Field-controlled tunability of novel multifunctional phenomena in Tb-substituted La2CoMnO6: Role of antisite disorder

Abstract

Multifunctional materials have gained huge attention owing to their great possibility in device applications. However, producing single-phase multifunctional materials, associated with various novel properties, has been proved to be a serious challenge. A simple yet effective way to overcome this barrier, is therefore of great importance. Here, we report the evolution of temperature- and magnetic field-dependent novel multifunctional phenomena in polycrystalline La2-xTbxCoMnO6. Substitution of Tb in ferromagnetic La2CoMnO6, induces antiferromagnetic ordering through development of antisite disorder and antiphase boundaries, and results in a phase separation between ferromagnetic/antiferromagnetic layers. This originates the coexistence of conventional and inverse magnetocaloric effects in this system.

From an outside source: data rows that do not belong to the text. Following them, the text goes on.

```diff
+extern "C" int uc_dwconv7_mma_plan(int B, int H, int W, int C, int sms, int chans_per_item, int* out) {
+  if (!out || B < 1 || H < 1 || W < 1 || C < 8 || C % 8 || sms < 1) return set_error(UC_EINVAL, "uc_dwconv7_mma_plan: bad shape");
+  if (chans_per_item != 0 && chans_per_item != 16 && chans_per_item != 32)
+    return set_error(UC_EINVAL, "uc_dwconv7_mma_plan: channels per item must be 16 or 32");
+  if (dw_items(B, H, W, C, 2) < 0) return set_error(UC_EINVAL, "uc_dwconv7_mma_plan: too many tiles");
+  const DwPlan pl = dw_plan(B, H, W, C, sms, chans_per_item / 8);
+  const int o[] = {8 * pl.nw, kMmTH, kMmTW, pl.ctas_per_sm, pl.grid, pl.smem, 8 * pl.nw, kMmHW, kMmHH, pl.items};
+  memcpy(out, o, sizeof(o));
+  return 0;
+}
diff --git a/unicorn_b200/ops.py b/unicorn_b200/ops.py
--- a/unicorn_b200/ops.py
+++ b/unicorn_b200/ops.py
@@ -124,13 +124,27 @@
     return torch.cat([pairs, bp.view(torch.int32).reshape(Cp // 32, 32)], dim=1).contiguous()
 
 
-def dwconv7_mma(x, qtab, out=None, work_counter=None):
+def dwconv7_mma(x, qtab, out=None, work_counter=None, chans_per_item=None):
     B, H, W, C = x.shape
     assert x.is_contiguous() and x.dtype == torch.bfloat16 and qtab.dtype == torch.int32 and qtab.shape == (-(-C // 32), 1824)
     if out is None:
         out = torch.empty_like(x)
-    _lib.check(_L().uc_dwconv7_mma(_p(x), _p(qtab), _p(out), B, H, W, C, _p(work_counter), _S()), "uc_dwconv7_mma")
-    return out
+    if chans_per_item is None:
+        rc = _L().uc_dwconv7_mma(_p(x), _p(qtab), _p(out), B, H, W, C, _p(work_counter), _S())
+    else:
+        rc = _L().uc_dwconv7_mma_geom(_p(x), _p(qtab), _p(out), B, H, W, C, _p(work_counter), chans_per_item, _S())
+    _lib.check(rc, "uc_dwconv7_mma")
+    return out
+
+
+DW_PLAN_FIELDS = ("chans_per_item", "tile_h", "tile_w", "ctas_per_sm", "grid", "smem_bytes", "box_c", "box_w", "box_h", "items")
+
+
+def dwconv7_mma_plan(B, H, W, C, sms, chans_per_item=0):
+    out = (ctypes.c_int * len(DW_PLAN_FIELDS))()
+    if _L().uc_dwconv7_mma_plan(B, H, W, C, sms, chans_per_item, out) != 0:
+        raise _lib.UnicornB200Error("uc_dwconv7_mma_plan: " + _L().uc_last_error().decode("utf-8", "replace"))
+    return dict(zip(DW_PLAN_FIELDS, out))
 
 
 def convnext_mlp_supported(C):
```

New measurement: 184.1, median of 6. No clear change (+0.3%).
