int vp_pack_w_split(const float* w_ref, void* p0_split, void* p1_split, int Csmall, int Cbig, int ks, vp_stream stream);
int vp_conv_gather_bf16x3(const void* big_split, const void* w_p0_split, const float* bias, float* small_out, int B, int Hs, int Ws,
                          int Hb, int Wb, int Cbig, int Csmall, int ks, int stride, int act, vp_stream stream);
int vp_conv_scatter_bf16x3(const void* small_split, const void* w_p1_split, float* big_out, int B, int Hs, int Ws, int Hb, int Wb,
                           int Csmall, int Cbig, int ks, int stride, vp_stream stream);
size_t vp_conv_wgrad_bf16x3_workspace_bytes(int B, int Hs, int Ws, int Hb, int Wb, int Cbig, int Csmall, int ks, int stride);
int vp_conv_wgrad_bf16x3(const void* big_split, const void* small_split, float* dw_ref, int B, int Hs, int Ws, int Hb, int Wb, int Cbig,
                         int Csmall, int ks, int stride, void* ws, size_t ws_bytes, vp_stream stream);
int vp_split_f32(const float* x, void* out_split, size_t n, vp_stream stream);
int vp_split_pad_f32(const float* x, void* out_split, size_t npix, int C, int Cpad, vp_stream stream);
int vp_pack_w5_split(const float* w_ref, void* p0_split, void* p1_split, int Csmall, int Cbig, vp_stream stream);
int vp_conv5_gather_bf16x3(const void* big_split, const void* w_p0_split, const float* bias, float* small_out,
                           int B, int Hs, int Ws, int Cbig, int Csmall, int stride, int act, vp_stream stream);
int vp_conv5_scatter_bf16x3(const void* small_split, const void* w_p1_split, float* big_out,
                            int B, int Hs, int Ws, int Csmall, int Cbig, int stride, vp_stream stream);
int vp_conv5_smallout_bf16x3(const float* big, const float* w_p0, const float* bias, float* small_out, int B, int H, int W,
                             int Cbig, int Csmall, int act, vp_stream stream);
size_t vp_conv5_smallout_wgrad_bf16x3_workspace_bytes(int B, int H, int W, int Cbig, int Csmall);
int vp_conv5_smallout_wgrad_bf16x3(const float* big, const float* small, float* dw_ref, int B, int H, int W, int Cbig, int Csmall,
                                   void* ws, size_t ws_bytes, vp_stream stream);
size_t vp_conv5_smallout_wgrad_f32_workspace_bytes(int B, int H, int W, int Cbig, int Csmall);
int vp_conv5_smallout_wgrad_f32(const float* big, const float* small, float* dw_ref, int B, int H, int W, int Cbig, int Csmall,
                                void* ws, size_t ws_bytes, vp_stream stream);
int vp_im2col5s2_cols(int C);
int vp_im2col5s2_split_f32(const float* x, void* out_split, int B, int C, int Hb, int Wb, int nchw, vp_stream stream);
int vp_pack_w_im2col5_split(const float* w_ref, void* out_split, int Cout, int C, vp_stream stream);
int vp_unpack_dw_im2col5_f32(const float* dw_cols, float* dw_ref, int Cout, int C, vp_stream stream);
int vp_im2col5s2_f32(const float* x, float* out, int B, int C, int Hb, int Wb, int nchw, vp_stream stream);
int vp_pack_w_im2col5_f32(const float* w_ref, float* out, int Cout, int C, vp_stream stream);
size_t vp_conv5_stats_workspace_bytes(int family, int B, int Hs, int Ws, int Cbig, int Csmall, int stride);
int vp_conv5_gather_stats_bf16x3(const void* big_split, const void* w_p0_split, float* small_out,
                                 int B, int Hs, int Ws, int Cbig, int Csmall, int stride, float eps, float momentum,
                                 float* mean, float* rstd, float* running_mean, float* running_var,
                                 void* ws, size_t ws_bytes, vp_stream stream);
int vp_conv5_scatter_stats_bf16x3(const void* small_split, const void* w_p1_split, float* big_out,
                                  int B, int Hs, int Ws, int Csmall, int Cbig, int stride, float eps, float momentum,
                                  float* mean, float* rstd, float* running_mean, float* running_var,
                                  void* ws, size_t ws_bytes, vp_stream stream);
int vp_conv5_smallin_dgrad_bf16x3(const float* small, const float* w_ref, float* big_out, int B, int H, int W, int Csmall, int Cbig,
                                  vp_stream stream);
int vp_conv5_smallin_dgrad_f32(const float* small, const float* w_ref, float* big_out, int B, int H, int W, int Csmall, int Cbig,
                               vp_stream stream);
int vp_conv5_smallin_fwd_bf16x3(const float* small, const float* w_ref, const float* bias, float* big_out, int B, int H, int W, int Csmall,
                                int Cbig, int act, vp_stream stream);
size_t vp_conv5_wgrad_bf16x3_workspace_bytes(int B, int Hs, int Ws, int Cbig, int Csmall, int stride);
int vp_conv5_wgrad_bf16x3(const void* big_split, const void* small_split, float* dw_ref,
                          int B, int Hs, int Ws, int Cbig, int Csmall, int stride,
                          void* ws, size_t ws_bytes, vp_stream stream);
int vp_conv5_wgrad_bf16x3_cus(const void* big_split, const void* small_split, float* dw_ref,
                              int B, int Hs, int Ws, int Cbig, int Csmall, int stride, int max_cus,
                              void* ws, size_t ws_bytes, vp_stream stream);
size_t vp_conv3_small_wgrad_workspace_bytes(int B, int H, int W, int Cin, int Cout);
int vp_conv3_small_wgrad_f32(const float* x, const float* dy, float* dw_ref, int B, int H, int W, int Cin, int Cout,
                             void* ws, size_t ws_bytes, vp_stream stream);
int vp_conv3_small_fwd_f32(const float* x, const float* w_ref, const float* bias, float* y, int B, int H, int W, int Cin, int Cout,
                           vp_stream stream);
int vp_conv3_small_dgrad_f32(const float* dy, const float* w_ref, float* dx, int B, int H, int W, int Cin, int Cout, vp_stream stream);
int vp_wgrad_slab_reduce_f32(const float* slab, float* dw_ref, int Csmall, int Cbig, int nsplit, int ntaps, int variant,
                             vp_stream stream);
int vp_bn_small_fwd_f32(const float* x, int R, int C, float eps, float momentum, const float* gamma, const float* beta, float* mean,
                        float* rstd, float* running_mean, float* running_var, float* y, int act, float slope, vp_stream stream);
int vp_bn_small_bwd_f32(const float* x, const float* dy, const float* mean, const float* rstd, const float* gamma, const float* beta,
                        float* dx, float* dgamma, float* dbeta, int R, int C, int act, float slope, int batch_stats, vp_stream stream);
int vp_bn_act_fwd_split_f32(const float* x, const float* mean, const float* rstd, const float* gamma, const float* beta,
                            float* y, void* y_split, int R, int C, int act, float slope, vp_stream stream);
int vp_bn_act_bwd_split_f32(const float* x, const float* dy, const float* mean, const float* rstd,
                            const float* gamma, const float* beta, float* dx, void* dx_split, float* dgamma, float* dbeta,
                            int R, int C, int act, float slope, int batch_stats,
                            void* ws, size_t ws_bytes, vp_stream stream);
int vp_nchw_to_nhwc_split_f32(const float* in, float* out, void* out_split, int B, int C, int H, int W, vp_stream stream);
typedef struct vp_pack_job {
  const float* w;
  void* p0;
  void* p1;
  int Csmall, Cbig, Csmall_pad, split;
} vp_pack_job;
int vp_pack_w5_batch(const vp_pack_job* jobs, int njobs, vp_stream stream);
int vp_pack_w5_p1_split_padded(const float* w_ref, void* p1_split, int Csmall, int Cbig, int Csmall_pad, vp_stream stream);
int vp_bce_sigmoid_bwd_pad_split_f32(const float* p, const float* t, float gscale, float* dlogit, void* dlogit_split,
                                     size_t npix, int C, int Cpad, vp_stream stream);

The switching between them, with its tunability with temperature and magnetic field, suggests a huge potential of this compound. In addition, a clear correlation is established between the magnetocaloric switching and field-induced metamagnetic transitions. Furthermore, the discovery of tunable giant exchange bias (~1.8 kOe) at very low cooling field (500 Oe), a reasonable self-exchange bias (270 Oe), and a large negative magnetoresistance (~14%), makes this system enormously attractive for practical applications and fundamental research. The present study proposes a novel and effective route for successfully preparing essential multifunctional compounds to open a new pathway toward room-temperature applications.